With Veleno, Fleshgod Apocalypse have tapped into a profound formula harnessing the powerful synergies of opera and death metal to strike at the heart of the tensions and torments of the human condition.

Veleno, or ‘venom’ in Italian, is an album with more pronounced features than King; where it is operatic it is profoundly so, when it seeks to pulverise with sheer death metal technical force, it does. It may be more polarised or ‘experimental’ in this sense but it is done in very familiar Fleshgod Apocalypse style, and is well designed across its eleven tracks. Wasting no time at the start, Fury unleashes heavy symphonic hellfire to be followed by death metal driven tracks Carnivorous Lamb and Sugar. From this point the melodrama really begins, with the monastically eerie interlude The Praying Mantis Strategy and the onset of Monnalisa, the pièce de résistance of Veleno. Punctuated by the intensity of Worship and Forget, the drama intensifies with Absinthe, the duelling vocals of which scream of a primal struggle overlaid with impressive soloing. The finer points of composition across the symphonic and death metal styles are apparent on the aptly titled Pissing On The Score, before the simply sublime soprano of Veronica Bordacchini opens The Day We’ll Be Gone, a broodingly operatic duet with Paoli that reaches celestial proportions. Veleno closes with an epic piece Embrace the Oblivion and finally the title track, a turbulent piano piece, which gives the sense that Veleno is less melodramatic in the theatrical sense but its conceptual narrative is more intricate and insidious.

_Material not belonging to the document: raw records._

# ZHKKKe/PixelSSL

Hardware: NVIDIA H100
Metric: images/sec DeepLab-v2-R101 MT 513x513 bs16 (higher is better)
Workload: dtype f16x3 (fp16 pairs, fp32 accumulate)

## Files before the change

include/pixelssl_b200.h:

```cpp
#ifndef PIXELSSL_B200_H
#define PIXELSSL_B200_H

#include <stdint.h>

#ifdef __cplusplus
extern "C" {
#endif

#define PXL_ERR_BAD_ARG   (-1)
#define PXL_ERR_UNSUPPORTED (-2)

int pxl_abi_version(void);
int64_t pxl_launch_count(void);
void pxl_reset_launch_count(void);

int64_t pxl_mse_workspace_bytes(void);
int pxl_mse_consistency(const float* s, const float* t, int64_t n, float loss_scale,
                        float* loss_out, float* grad_s, void* workspace, void* stream);
int pxl_mse_consistency_bwd(const float* s, const float* t, int64_t n, float loss_scale,
                            const float* upstream, float* grad_s, void* stream);

int pxl_ce2d(const float* logits, const float* labels, int n, int C, int64_t HW, int ignore_index,
             float* per_sample, float* grad_logits, const float* upstream, float upstream_const,
             void* stream);
// ... 60 lines not shown
int pxl_bn_bwd_params(const double* dsums, int C, float* dgamma, float* dbeta, int accumulate,
                      void* stream);

int pxl_maxpool3x3s2_fwd(const float* x, float* y, int N, int H, int W, int C, int OH, int OW,
                         void* stream);
int pxl_maxpool3x3s2_bwd(const float* x, const float* y, const float* dy, float* dx,
                         int N, int H, int W, int C, int OH, int OW, void* stream);

typedef struct {
    int N, H, W, Cin;
    int OH, OW, Cout;
    int ldo;
    int mul, div;
    int ntaps;
    int precision;
} pxl_conv_geom;
#define PXL_MAX_TAPS 64
int pxl_conv_nhwc(const pxl_conv_geom* geom_host, const int* taps_dydx_host ,
                  const float* in, const float* w, const float* bias ,
                  float* out, void* stream);
int pxl_conv_wgrad_nhwc(const pxl_conv_geom* geom_host, const int* taps_dydx_host,
                        const float* in, const float* dy, float* dw, void* stream);
int pxl_conv_tc_launch(const pxl_conv_geom* geom_host, const int* taps_dydx_host, const float* in_hi,
                       const float* in_lo, const float* w_hi, const float* w_lo, const float* bias,
                       float* out, void* stream);
typedef struct {
    int w_ntaps;
    const int* widx_host;
    int out_mul, out_offy, out_offx, out_H, out_W;
    double* bn_stats;
    float out_scale;
    const float* out_scale_dev;
    int out_accumulate;
} pxl_conv_tc_ext;
int pxl_conv_tc_launch_ex(const pxl_conv_geom* geom_host, const int* taps_dydx_host, const pxl_conv_tc_ext* ext_host,
                          const float* in_hi, const float* in_lo, const float* w_hi, const float* w_lo,
                          const float* bias, float* out, void* stream);
int pxl_conv_wgrad_tc_launch(const pxl_conv_geom* geom_host, const int* taps_dydx_host, const float* in_hi,
                             const float* in_lo, const float* dy_hi, const float* dy_lo, float* dw,
                             void* stream);
int pxl_conv_h16_launch(const pxl_conv_geom* geom_host, const int* taps_dydx_host, const pxl_conv_tc_ext* ext_host,
                        const void* in_hi, const void* in_lo, const void* w_hi, const void* w_lo,
                        const float* bias, float* out, void* stream);
int pxl_conv_wgrad_h16_launch(const pxl_conv_geom* geom_host, const int* taps_dydx_host, const void* in_hi,
                              const void* in_lo, const void* dy_hi, const void* dy_lo, float* dw, float out_scale,
                              const float* out_scale_dev, void* stream);
int pxl_h16_split(const float* x, void* hi, void* lo, int64_t n, float scale, float* slot, int target_log2,
                  void* stream);
int pxl_h16_absmax(const float* x, int64_t n, float* slot, void* stream);
int* pxl_h16_sat_counter(void);
int pxl_h16_status(void);
int pxl_h16_status_sites(int* out4_host);
int pxl_h16_reset_status(void);
int pxl_split_tf32(const float* x, float* hi, float* lo, int64_t n, void* stream);
int pxl_conv_tc_status(void);
int pxl_conv_transpose_weights(const float* w, float* wt, int Cout, int T, int Cin, void* stream);
int pxl_conv_transpose_weights_batched(const float* src_base, float* dst_base, const int64_t* table, int n,
                                       int64_t total_tiles, void* stream);
int pxl_bias_grad(const float* dy, int64_t rows, int Cout, int ldo, float* dbias, int accumulate,
                  void* stream);

int pxl_stem_conv7x7s2(const float* img_planar, const float* w, float* out, int N, int H, int W,
                       int OH, int OW, void* stream);
int pxl_stem_conv7x7s2_wgrad(const float* img_planar, const float* dy, float* dw, int N, int H, int W,
                             int OH, int OW, void* stream);
int pxl_stem_im2col(const float* img_planar, float* cols, int N, int H, int W, int OH, int OW, void* stream);

// ... 88 lines not shown
```

pixelssl_b200/_lib.py:

```python
import ctypes
import os

_HERE = os.path.dirname(os.path.abspath(__file__))
LIB_PATH = os.path.join(_HERE, 'lib', 'libpixelssl_b200.so')

c_void_p, c_int, c_int64, c_float, c_double = (ctypes.c_void_p, ctypes.c_int, ctypes.c_int64,
                                               ctypes.c_float, ctypes.c_double)


class ConvGeom(ctypes.Structure):
    _fields_ = [('N', c_int), ('H', c_int), ('W', c_int), ('Cin', c_int),
                ('OH', c_int), ('OW', c_int), ('Cout', c_int), ('ldo', c_int),
                ('mul', c_int), ('div', c_int), ('ntaps', c_int), ('precision', c_int)]


class ConvTcExt(ctypes.Structure):
    _fields_ = [('w_ntaps', c_int), ('widx_host', ctypes.POINTER(c_int)), ('out_mul', c_int),
                ('out_offy', c_int), ('out_offx', c_int), ('out_H', c_int), ('out_W', c_int),
                ('bn_stats', c_void_p), ('out_scale', c_float), ('out_scale_dev', c_void_p), ('out_accumulate', c_int)]


P = c_void_p
SIGNATURES = {
    'pxl_abi_version': (c_int, []),
    'pxl_launch_count': (c_int64, []),
    'pxl_reset_launch_count': (None, []),
    'pxl_mse_workspace_bytes': (c_int64, []),
    'pxl_mse_consistency': (c_int, [P, P, c_int64, c_float, P, P, P, P]),
    'pxl_mse_consistency_bwd': (c_int, [P, P, c_int64, c_float, P, P, P]),
    'pxl_ce2d': (c_int, [P, P, c_int, c_int, c_int64, c_int, P, P, P, c_float, P]),
    'pxl_cps_ce': (c_int, [P, P, P, P, c_int, c_int, c_int64, c_float, P, P, P, P]),
    'pxl_unimatch_ce': (c_int, [P, P, P, P, P, c_int, c_int, c_int, c_int, c_int, c_int, c_float, c_float, c_float, c_float,
                                P, P, P, P]),
    'pxl_softmax_planar': (c_int, [P, P, c_int, c_int, c_int64, P]),
    'pxl_softmax_planar_bwd': (c_int, [P, P, P, c_int, c_int, c_int64, P]),
    'pxl_softmax_mse': (c_int, [P, P, c_int, c_int, c_int64, c_float, P, P, P, P, P]),
    'pxl_bilinear_fwd': (c_int, [P, P, c_int, c_int, c_int, c_int, c_int, c_int, c_int, c_int, c_int, P]),
    'pxl_bilinear_bwd': (c_int, [P, P, c_int, c_int, c_int, c_int, c_int, c_int, c_int, c_int, c_int, P]),
    'pxl_cutmix_mix': (c_int, [P, P, P, P, c_int, c_int, c_int64, P]),
    'pxl_cutmix_confidence': (c_int, [P, c_int, c_int, c_int64, c_float, P, P]),
    'pxl_bn_stats': (c_int, [P, c_int64, c_int, P, P]),
    'pxl_bn_finalize': (c_int, [P, c_double, c_int, P, P, P, P, c_float, c_float, c_int, P, P, P, P, P]),
    'pxl_bn_eval_coeffs': (c_int, [c_int, P, P, P, P, c_float, P, P, P]),
    'pxl_bn_apply': (c_int, [P, P, P, P, c_int, P, c_int64, c_int, P]),
    'pxl_bn_bwd_reduce': (c_int, [P, P, P, P, P, c_int, c_int64, c_int, P, P, P, P]),
    'pxl_bn_bwd_dx': (c_int, [P, P, P, P, P, P, P, c_double, c_int, P, P, c_int64, c_int, P, P, P, P, P]),
    'pxl_bn_finalize_apply': (c_int, [P, P, c_double, P, P, P, P, c_float, c_float, c_int, P, P, P, P, P, c_int, P, c_int64,
                                      c_int, P]),
    'pxl_bn_bwd_params': (c_int, [P, c_int, P, P, c_int, P]),
    'pxl_bn_apply_h16': (c_int, [P, P, P, P, c_int, P, c_int64, c_int, P, P, c_float, P, P]),
    'pxl_bn_finalize_apply_h16': (c_int, [P, P, c_double, P, P, P, P, c_float, c_float, c_int, P, P, P, P, P, c_int, P, c_int64,
                                          c_int, P, P, c_float, P, P]),
    'pxl_bn_bwd_reduce_h16': (c_int, [P, P, P, P, P, c_int, c_int64, c_int, P, P, P, P, P, P]),
    'pxl_bn_bwd_dx_h16': (c_int, [P, P, P, P, P, P, P, c_double, c_int, P, P, c_int64, c_int, P, P, P, P, P, P, P, c_int, P, P]),
    'pxl_maxpool3x3s2_fwd': (c_int, [P, P, c_int, c_int, c_int, c_int, c_int, c_int, P]),
    'pxl_maxpool3x3s2_bwd': (c_int, [P, P, P, P, c_int, c_int, c_int, c_int, c_int, c_int, P]),
    'pxl_conv_nhwc': (c_int, [ctypes.POINTER(ConvGeom), ctypes.POINTER(c_int), P, P, P, P, P]),
    'pxl_conv_wgrad_nhwc': (c_int, [ctypes.POINTER(ConvGeom), ctypes.POINTER(c_int), P, P, P, P]),
    'pxl_conv_tc_launch': (c_int, [ctypes.POINTER(ConvGeom), ctypes.POINTER(c_int), P, P, P, P, P, P, P]),
    'pxl_conv_tc_launch_ex': (c_int, [ctypes.POINTER(ConvGeom), ctypes.POINTER(c_int), ctypes.POINTER(ConvTcExt), P, P, P, P, P, P, P]),
    'pxl_conv_wgrad_tc_launch': (c_int, [ctypes.POINTER(ConvGeom), ctypes.POINTER(c_int), P, P, P, P, P, P]),
    'pxl_conv_h16_launch': (c_int, [ctypes.POINTER(ConvGeom), ctypes.POINTER(c_int), ctypes.POINTER(ConvTcExt), P, P, P, P, P, P, P]),
    'pxl_conv_wgrad_h16_launch': (c_int, [ctypes.POINTER(ConvGeom), ctypes.POINTER(c_int), P, P, P, P, P, c_float, P, P]),
    'pxl_h16_split': (c_int, [P, P, P, c_int64, c_float, P, c_int, P]),
    'pxl_h16_absmax': (c_int, [P, c_int64, P, P]),
    'pxl_h16_sat_counter': (c_void_p, []),
    'pxl_h16_status': (c_int, []),
    'pxl_h16_status_sites': (c_int, [P]),
    'pxl_h16_reset_status': (c_int, []),
    'pxl_split_tf32': (c_int, [P, P, P, c_int64, P]),
    'pxl_conv_tc_status': (c_int, []),
    'pxl_conv_transpose_weights': (c_int, [P, P, c_int, c_int, c_int, P]),
    'pxl_conv_transpose_weights_batched': (c_int, [P, P, P, c_int, c_int64, P]),
    'pxl_bias_grad': (c_int, [P, c_int64, c_int, c_int, P, c_int, P]),
    'pxl_stem_conv7x7s2': (c_int, [P, P, P, c_int, c_int, c_int, c_int, c_int, P]),
    'pxl_stem_conv7x7s2_wgrad': (c_int, [P, P, P, c_int, c_int, c_int, c_int, c_int, P]),
    'pxl_stem_im2col': (c_int, [P, P, c_int, c_int, c_int, c_int, c_int, P]),
    'pxl_planar_to_nhwc': (c_int, [P, P, c_int, c_int, c_int64, c_int, c_int, P]),
    'pxl_nhwc_to_planar': (c_int, [P, P, c_int, c_int, c_int64, c_int, c_int, P]),
    'pxl_onehot_nhwc': (c_int, [P, P, c_int64, c_int, c_int, c_int, P]),
    'pxl_leaky_relu_fwd': (c_int, [P, P, c_int64, c_float, P]),
    'pxl_leaky_relu_bwd': (c_int, [P, P, P, c_int64, c_float, P]),
    'pxl_bce_logits_masked': (c_int, [P, P, c_float, c_int, c_int, c_int64, P, P, P, c_float, P]),
    'pxl_adam': (c_int, [P, P, P, P, c_int64, c_float, c_float, c_float, c_float, c_float, c_int, P]),
    'pxl_gauss_blur_sep': (c_int, [P, P, P, c_int, c_int, c_int, c_int, P, c_float, P]),
    'pxl_dilate3x3_reflect': (c_int, [P, P, c_int, c_int, c_int, P]),
    'pxl_minmax_norm': (c_int, [P, P, c_int, c_int64, c_float, c_float, c_float, P]),
    'pxl_gct_dcgt': (c_int, [P, P, P, P, c_float, c_int, c_int, c_int64, P, P, P, P]),
    'pxl_fdgt_absdiff': (c_int, [P, P, c_float, c_int, c_int, c_int64, P, P]),
    'pxl_pixel_shuffle2_nhwc': (c_int, [P, P, c_int, c_int, c_int, c_int, c_int, c_int, c_int, P]),
    'pxl_perturb_nhwc': (c_int, [P, P, P, P, P, c_int, c_int64, c_int, P]),
    'pxl_fp_dup_nhwc': (c_int, [P, P, P, c_int, c_int64, c_int, P]),
    'pxl_fp_dup_bwd_nhwc': (c_int, [P, P, P, c_int, c_int64, c_int, P]),
    'pxl_channel_mean_nhwc': (c_int, [P, P, c_int64, c_int, P]),
# ... 74 lines not shown
```

pixelssl_b200/csrc/common.cuh:

```cuda
#pragma once
#include <cuda_runtime.h>
#include <stdint.h>
#include "../../include/pixelssl_b200.h"

#define PXL_NUM_SMS 132

extern "C" void pxl_count_launch_(int n);

#define PXL_WS_WGRAD 0
#define PXL_WS_BIAS 1
#define PXL_WS_CE 2
#define PXL_WS_CPS 3
#define PXL_WS_UNIMATCH 4
#define PXL_WS_STRONG_AUG 5
#define PXL_WS_PURPOSES 6
#define PXL_WS_STREAMS 8
extern "C" void* pxl_workspace_(int purpose, void* stream, size_t bytes, int* rc);

#define PXL_CHECK_LAUNCH()                                   \
    do {                                                     \
        pxl_count_launch_(1);                                \
        cudaError_t e__ = cudaPeekAtLastError();             \
        if (e__ != cudaSuccess) return (int)e__;             \
    } while (0)

static inline int64_t pxl_cdiv(int64_t a, int64_t b) { return (a + b - 1) / b; }

#define PXL_PDL_SYNC()                                                   \
    do {                                                                 \
        asm volatile("griddepcontrol.launch_dependents;" ::: "memory");  \
        asm volatile("griddepcontrol.wait;" ::: "memory");               \
    } while (0)

extern "C" int pxl_pdl_enabled_(void);

template <typename... KArgs, typename... Args>
static inline cudaError_t pxl_launch_pdl(void (*kernel)(KArgs...), dim3 grid, dim3 block, size_t smem, cudaStream_t st,
                                         Args&&... args) {
    cudaLaunchConfig_t cfg = {};
    cfg.gridDim = grid; cfg.blockDim = block; cfg.dynamicSmemBytes = smem; cfg.stream = st;
    cudaLaunchAttribute at[1];
    at[0].id = cudaLaunchAttributeProgrammaticStreamSerialization;
    at[0].val.programmaticStreamSerializationAllowed = 1;
    cfg.attrs = at; cfg.numAttrs = pxl_pdl_enabled_() ? 1 : 0;
    return cudaLaunchKernelEx(&cfg, kernel, static_cast<KArgs>(args)...);
}
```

Veleno is indeed less musically ornate than King, but conceptually weightier. Fleshgod Apocalypse has cultivated a very different mood with this release. It is smouldering and tempestuous. The rich textures and regal, full-bodied sound of which Fleshgod is renowned is there in abundance but it is sinister, evil and the opulent scale of grandiose has been tempered and re-infused with rage. With Veleno, Fleshgod Apocalypse have tapped into a profound formula harnessing the powerful synergies of opera and death metal to strike at the heart of the tensions and torments of the human condition.